Главное отличие науки от прочих сфер умственной деятельности, действительно, в том, что только в науке существуют рациональные процедуры проверки опытных суждений. Но вот рациональность этих процедур принимается обычно учеными как нечто бесспорное и не подлежащее сомнению. Между тем критика и рациональность заключают между собой союз только в рамках принятых образцов научной деятельности. Когда же критика обращается на сами эти образцы (а это случается крайне редко), она порывает с принятыми критериями рациональности и вынуждена искать новую опору, и этот выбор может совершаться под воздействием отнюдь не только «когнитивных» факторов, но зависит от убеждений, авторитетов, социально-психологической атмосферы и традиций «научных сообществ», а также от многих других «внешних» по отношению к науке воздействий. Такие ситуации Т. Кун назвал «экстраординарными» или «революционными». Попадая в такие ситуации, наука не только не обнаруживает differentia speciflca, а наоборот, становится похожей на другие сферы интеллектуальной активности, например, на споры философов или ценителей искусства, астрологов или психоаналитиков. Только в периоды обычной «нормальной» научной деятельности можно строго отличить последнюю от того, что наукой не является и не может являться.

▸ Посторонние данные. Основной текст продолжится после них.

int bv2_profile_enable(bv2_handle* h, int on) {
  if (!h) return -1;
  BV2_TRY
  if (on && h->prof_pool.empty()) {
    h->prof_pool.resize(8192);
    for (auto& r : h->prof_pool) {
      if (hipEventCreate(&r.e0) != hipSuccess || hipEventCreate(&r.e1) != hipSuccess) {
        h->err = "bv2_profile_enable: hipEventCreate failed";
        return -6;
// ... 135 lines not shown
            std::memcpy(&wy[x3_w_index(j, ci, co, cin, k, 0)], &g0, 2);
            std::memcpy(&wy[x3_w_index(j, ci, co, cin, k, 1)], &g1, 2);
          }
    }
    if (w_host && hipMemcpy(wpack_dev, pk.data(), sizeof(float) * pk.size(), hipMemcpyHostToDevice) != hipSuccess) return -6;
    ConvLaunch cl;
    std::memset(&cl, 0, sizeof(cl));
    ConvProb& p = cl.p[0];
    if (cin % 32 == 0 && ksplit <= 1) {
      float* reg = wpack_dev + t_x3_off(cin, cout, k);
      if (launch_x3_zero_slots(static_cast<hipStream_t>(stream), reinterpret_cast<unsigned*>(reg), 2)) return -6;
      p.omax = reinterpret_cast<unsigned*>(reg + X3_SLOT_WORDS);
      if (x3) {
        if (nsrc != 1 || launch_absmax(static_cast<hipStream_t>(stream), x, (int64_t)B * cin * L, reinterpret_cast<unsigned*>(reg))) return -2;
        p.xmax = reinterpret_cast<const unsigned*>(reg);
        p.w3inv = reg + 2 * X3_SLOT_WORDS; p.w3 = reinterpret_cast<const uint16_t*>(reg + 2 * X3_SLOT_WORDS + X3_HDR_FLOATS);
      }
    }
    p.x[0] = x; p.x[1] = x1; p.x[2] = x2; p.nsrc = nsrc; p.in_scale = in_scale;
    p.x_bstride = (int64_t)cin * L; p.x_rstride = L; p.Lin = L;
    p.in_mask = in_mask; p.in_mask_bstride = L; p.out_mask = out_mask; p.out_mask_bstride = L;
    p.w = wpack_dev; p.bias = bias_host ? wpack_dev + boff : nullptr;
    if (x6) p.w6 = reinterpret_cast<const uint16_t*>(wpack_dev + t_x6_off(cin, cout, k));
    p.bias2 = bias2; p.bias2_bstride = cout;
    p.out = out; p.out_bstride = (int64_t)cout * L; p.out_rstride = L; p.out_tstride = 1; p.out_toff = 0;
    p.res = res; p.res_bstride = p.out_bstride; p.res_mode = res_mode;
    p.cin = cin; p.cin_pad = cin_pad; p.cout = cout; p.cout_pad = cout_pad; p.w_ld = ld; p.k = k; p.dil = dil;
    p.pad_left = pad_left < 0 ? ((k - 1) / 2) * dil : pad_left;
    p.pre_act = lrelu_slope != 0.f ? PRE_LRELU : PRE_NONE; p.slope = lrelu_slope;
    p.act = relu ? ACT_RELU : ACT_NONE; p.mask_pre = mask_pre; p.mask_post = mask_post;
    cl.nprob = 1; cl.B = B; cl.L = L; cl.ksplit = ksplit < 1 ? 1 : ksplit; cl.slab_stride = slab_stride;
    const char* vn = nullptr;
    return launch_conv1d(static_cast<hipStream_t>(stream), cl, tile, &vn);
  } catch (...) { return -100; }
}

int bv2_test_resblock_fused(void* stream, const float* x, float* out, const float* w1_host, const float* b1_host,
                            const float* w2_host, const float* b2_host, float* wpack_dev, int B, int C, int k, int dil, int L,
                            float slope) {
  try {
    const int cin_pad = t_round_up(C, 16);
    const size_t one = (size_t)bv2_test_conv_pack_floats(C, C, k), boff = (size_t)k * cin_pad * t_round_up(C, 128);
    std::vector<float> pk(2 * one, 0.f);
    const float* ws[2] = {w1_host, w2_host};
    const float* bs[2] = {b1_host, b2_host};
    for (int h = 0; h < 2; ++h) {
      for (int j = 0; j < k; ++j)
        for (int ci = 0; ci < C; ++ci)
          for (int co = 0; co < C; ++co)
            pk[h * one + (size_t)conv_w_index(j, ci, co, cin_pad, k)] = ws[h][((size_t)co * C + ci) * k + j];
      for (int co = 0; co < C; ++co) pk[h * one + boff + co] = bs[h][co];
    }
    if (hipMemcpy(wpack_dev, pk.data(), sizeof(float) * pk.size(), hipMemcpyHostToDevice) != hipSuccess) return -6;
    FusedLaunch F;
    std::memset(&F, 0, sizeof(F));
    F.nprob = 1; F.B = B; F.C = C; F.L = L; F.slope = slope;
    F.p[0].x = x; F.p[0].out = out; F.p[0].w1 = wpack_dev; F.p[0].b1 = wpack_dev + boff;
    F.p[0].w2 = wpack_dev + one; F.p[0].b2 = wpack_dev + one + boff; F.p[0].k = k; F.p[0].dil = dil;
    return launch_resblock_fused(static_cast<hipStream_t>(stream), F);
  } catch (...) { return -100; }
}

Здесь тот пункт, в котором противоречия между «критическим рационализмом» и его ревизией Т. Куном становятся очевидными. Они затрагивают существо вопроса: что такое рациональность в науке, какую роль она играет в развитии научного знания, что объединяет и что разъединяет научное сообщество.

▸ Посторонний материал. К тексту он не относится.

# dselivanov/rsparse

Hardware: AMD Instinct MI355X
Metric: als_iterations_per_sec (higher is better)
Workload: dtype f32 (Gram products of rows > 512 / <= 32 non-zeros as 2 x fp16 / 3 x bf16 split terms of the fp32 operands, fp32 accumulate; everything else fp32); 1 GPU; WRMF implicit ALS, CG(3), synthetic 10000000x1000000, 500155883 nnz, rank 128, lambda 0.1; survey_config=3, feedback=implicit, n_items=1000000, nnz=500155883, rank=128, solver=conjugate_gradient, cg_steps=3, parallelism=rows sharded x1, factors replicated

## Files before the change

include/rsparse_wrmf_hip.h:

```cpp
#ifndef RSPARSE_WRMF_HIP_H
#define RSPARSE_WRMF_HIP_H

#include <stddef.h>
#include <stdint.h>

#ifdef __cplusplus
extern "C" {
#endif

#define RSPARSE_HIP_OK 0
#define RSPARSE_HIP_ERR_INVALID 1
#define RSPARSE_HIP_ERR_UNSUPPORTED 2
#define RSPARSE_HIP_ERR_RUNTIME 3
#define RSPARSE_HIP_ERR_NUMERIC 4

#define RSPARSE_SOLVER_CHOLESKY 0
#define RSPARSE_SOLVER_CONJUGATE_GRADIENT 1
#define RSPARSE_SOLVER_NNLS 2

#define RSPARSE_HIP_MAX_RANK 256
#define RSPARSE_HIP_MAX_RANK_F64 128

const char* rsparse_hip_last_error(void);
int rsparse_hip_abi_version(void);
int rsparse_hip_device_count(void);
int rsparse_hip_set_device(int device);


int rsparse_hip_als_implicit_float(int n_rows, int n_cols, const int32_t* col_ptrs,
                                   const int32_t* row_indices, const double* values,
                                   const float* X, float* Y, const float* XtX, int rank,
                                   double lambda, int n_threads, unsigned solver,
                                   unsigned cg_steps, int with_biases, int is_x_bias_last_row,
                                   double global_bias, float* global_bias_base, int global_bias_base_len,
                                   int initialize_bias_base, double* loss_out);

int rsparse_hip_als_implicit_double(int n_rows, int n_cols, const int32_t* col_ptrs,
                                    const int32_t* row_indices, const double* values,
                                    const double* X, double* Y, const double* XtX, int rank,
                                    double lambda, int n_threads, unsigned solver,
                                    unsigned cg_steps, int with_biases, int is_x_bias_last_row,
                                    double global_bias, double* global_bias_base, int global_bias_base_len,
                                    int initialize_bias_base, double* loss_out);

int rsparse_hip_als_explicit_float(int n_rows, int n_cols, const int32_t* col_ptrs,
                                   const int32_t* row_indices, const double* values,
                                   const float* X, float* Y, const float* cnt_X, int rank,
                                   double lambda, unsigned n_threads, unsigned solver,
                                   unsigned cg_steps, int dynamic_lambda, int with_biases,
                                   int is_x_bias_last_row, double* loss_out);

int rsparse_hip_als_explicit_double(int n_rows, int n_cols, const int32_t* col_ptrs,
                                    const int32_t* row_indices, const double* values,
                                    const double* X, double* Y, const double* cnt_X, int rank,
                                    double lambda, unsigned n_threads, unsigned solver,
                                    unsigned cg_steps, int dynamic_lambda, int with_biases,
                                    int is_x_bias_last_row, double* loss_out);

int rsparse_hip_gramian_float(const float* X, int rank, int64_t n, double lambda, float* XtX_out);
int rsparse_hip_gramian_double(const double* X, int rank, int64_t n, double lambda, double* XtX_out);
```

Кун различает два рода критики. Рациональная критика — это критика при опоре на основания, не подлежащие критике (такая критика имеет место тогда, когда ставятся под вопрос частные действия или компетенция ученого, но не основания его деятельности). А нерациональный критический дискурс — это то, что возникает «только в моменты кризиса, когда основы соответствующей области оказываются под угрозой». Глубинная сопряженность и взаимозависимость критики и рациональности, присущая «критическому рационализму», разрушается: критика либо зависит от принятых критериев рациональности, либо порывает с ними. Таким образом, рациональность определяется не в связи с критикой, а независимо от нее. Рационально в науке то, что принято в качестве такового «научным сообществом», а на самом деле — лидерами, авторитетами, небольшой эзотерической группой экспертов, которые навязывают свое понимание рационального — через систему обучения и профессиональной подготовки — остальным членам научного коллектива.
А что же Поппер?
Поппер точно улавливает этот момент. В своем ответе Куну «сэр Карл» называет позицию оппонента релятивизмом. Тезис релятивизма, говорит он, был бы неоспорим, если бы удалось показать, что ученый, находясь внутри концептуального каркаса, не имеет никакой возможности вырваться из этого плена иначе как став «иррационалистом». Другими словами, если бы был верен более общий тезис: для человека, принадлежащего данному научному сообществу, нет и не может быть никакой рациональности, отличной от той, какая вытекает из «парадигмы», определяющей всю жизнедеятельность этого сообщества. Однако этот тезис не имеет оснований, он не оправдывается историко-научными исследованиями. Как ни изображай историческое движение науки, какие схемы не предлагай для его описания, невозможно представить его так, что история науки распадется на «несоизмеримые» отрезки, между которыми расположатся периоды полного прекращения рациональной коммуникации.